I upload to photobucket then paste the photobucket img link into my post.


----------



## Hilltop Raceway

Gotta like Petty!!! RM


----------



## RjAFX

That's a some a nice a boxes.


----------



## XracerHO

Glad to see contributions & to view different boxes! Do not forget accessory boxes or packaging which were interesting too. ..RM


----------



## RjAFX

I had to open a new PhotoBucket account. I'm gettimg so much in my primary, personal account that I had to make one for AFX only. Hell I evan made a new yahoo email account to help keep it all in order. [email protected]. I am going to try to convert all the pictures I have on HobbyTalk over to the new account so if any pictures of mine go missing let me know so I can fix it. 

Ok here is another.....and damn if I don't like these Camaro's

Marked $29.99


----------



## vansmack2

RjAFX said:


> I had to open a new PhotoBucket account. I'm gettimg so much in my primary, personal account that I had to make one for AFX only. Hell I evan made a new yahoo email account to help keep it all in order. [email protected]. I am going to try to convert all the pictures I have on HobbyTalk over to the new account so if any pictures of mine go missing let me know so I can fix it.
> 
> Ok here is another.....and damn if I don't like these Camaro's


I bought one of those off EBAY to give to my niece and nephew for Christmas 2013. I ending up getting it for free because the power supply was dead, and one car had a broken guide pin holder. It was listed as tested and working, which was impossible with a dead power supply. I cut the power supply open, and found a broken wire. I fixed it then glue the power supply back together. I love freebies like that.


----------



## foxkilo

Okay and now something completely different. 

Foreighn box art: Faller


----------



## ParkRNDL

:tongue: cool thread idea!

i use empty set boxes to decorate the dungeon...

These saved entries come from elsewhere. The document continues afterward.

# AbrahamSanders/realtime-codec-agent

Measured on NVIDIA B200. Metric: encode audio-sec/sec, higher is better.
Workload: dtype bf16

## Files before the change

### include/magicodec_b200.h

```cpp
#ifndef MAGICODEC_B200_H_
#define MAGICODEC_B200_H_

#include <stdint.h>

#ifdef __cplusplus
extern "C" {
#endif

#define MC_VERSION 100

enum {
  MC_OK = 0,
  MC_ERR_ARG = -1,
  MC_ERR_ARCH = -2,
  MC_ERR_CUDA = -3,
  MC_ERR_STATE = -4,
  MC_ERR_NOMEM = -5
};

typedef struct mc_handle mc_handle;
typedef void* mc_stream_t;

#define MC_MAX_CONVS 8

typedef struct mc_spec {
  int32_t sample_rate;
  int32_t n_convs;
  int32_t conv_channels[MC_MAX_CONVS];
  int32_t conv_strides[MC_MAX_CONVS];
  int32_t d_model, n_heads, ffn_dim;
  int32_t enc_layers, dec_layers;
  int32_t window_left, window_right;
  float norm_eps;
  int32_t codebook_size, codebook_dim;
  int32_t max_positions;
} mc_spec;

int mc_version(void);
const char* mc_last_error(const mc_handle* h);

int mc_create(const mc_spec* spec, int device, mc_handle** out);
int mc_destroy(mc_handle* h);

int mc_set_tensor(mc_handle* h, const char* name, const void* dev_ptr, int64_t numel);
int mc_finalize(mc_handle* h);

int mc_encode(mc_handle* h, const float* wav, int64_t ld, int32_t B, int32_t T, int32_t keep_last_frames,
              int64_t* codes, float* margin, float* z_e, mc_stream_t stream);

int mc_decode(mc_handle* h, const int64_t* codes, int32_t B, int32_t F, int32_t keep_last_samples, float* wav,
              mc_stream_t stream);
int mc_decode_latents(mc_handle* h, const float* z_q, int32_t B, int32_t F, int32_t keep_last_samples,
                      float* wav, mc_stream_t stream);

int mc_vq_search(mc_handle* h, const float* z, int32_t M, int64_t* codes, float* margin, mc_stream_t stream);

int mc_codebook(mc_handle* h, float* out, mc_stream_t stream);

int mc_op_gemm_fused(mc_handle* h, const void* A, const void* W, const float* bias, int32_t M, int32_t N, int32_t K, int32_t act,
                     int32_t out_mode, void* out, const float* row_stats, int32_t row_stats_n, void* xb_out, const float* xb_gamma,
                     float* stat_out, int32_t rope_cols, int32_t rope_period, int32_t block_n, mc_stream_t stream);
int mc_op_rowstats(mc_handle* h, const float* x, const float* gamma, void* xb_out, float* stat_out, int32_t M, int32_t d,
                   mc_stream_t stream);

int64_t mc_debug_trace(mc_handle* h, void* dev_buf, int64_t capacity_records);

enum { MC_PCM_U8 = 0, MC_PCM_S16 = 1, MC_PCM_S24 = 2, MC_PCM_S32 = 3, MC_PCM_F32 = 4, MC_PCM_F64 = 5, MC_PCM_ULAW = 6, MC_PCM_ALAW = 7 };
int mc_op_pcm_to_f32(mc_handle* h, const void* pcm, int32_t format, int32_t big_endian, int32_t channels, int64_t frames,
                     int32_t mix_mono, float* out, int64_t out_ld, mc_stream_t stream);
int mc_op_resample(mc_handle* h, const float* in, int64_t in_ld, int32_t channels, int64_t n_in, int32_t up, int32_t down,
                   const float* taps, int32_t n_taps, int64_t pre_remove, float* out, int64_t out_ld, int64_t n_out,
                   mc_stream_t stream);

int mc_flac_info(const uint8_t* data, int64_t n, int32_t* sample_rate, int32_t* channels, int32_t* bits, int64_t* total_samples);
int mc_flac_decode(const uint8_t* data, int64_t n, void* out, int64_t capacity_frames, int64_t* decoded);

typedef struct mc_stream mc_stream;
int mc_stream_create(mc_handle* h, int32_t channels, int32_t context_samples, int32_t max_chunk_samples, mc_stream** out);
int mc_stream_destroy(mc_stream* s);
int mc_stream_reset(mc_stream* s);
int mc_stream_reset_part(mc_stream* s, int32_t audio, int32_t codes);
int mc_stream_load_audio(mc_stream* s, const float* audio, int32_t n);
int mc_stream_load_codes(mc_stream* s, const int64_t* codes, int32_t n);
int mc_stream_push_audio(mc_stream* s, const float* chunk, int32_t n, int32_t keep_frames, int64_t* codes_out,
                         int32_t* frames_out, mc_stream_t stream);
int mc_stream_push_codes(mc_stream* s, const int64_t* codes, int32_t n, int32_t keep_samples, float* wav_out,
                         int32_t* samples_out, mc_stream_t stream);
int mc_stream_set_graphs(mc_stream* s, int32_t enabled);
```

Next up... stuff on the shelves










--rick


----------



## ParkRNDL

I LOVE Tycopro box art, but I haven't had much luck finding decent set boxes. This is the only one I have. Complete except for cars.










This had 3 of what I think are the 4 original cars... a Porsche, a Roadrunner, and a Cuda dragster. There's an original packaging box inside this one that has the model numbers for those cars printed on it, as well as the number for a Ferrari... so I added a spare Ferrari to the set.




























Both dragsters, a white Rolls, and an orange '55










Transition set... AFX cars with L&J track. Red Ferrari and white Turbo Turnon.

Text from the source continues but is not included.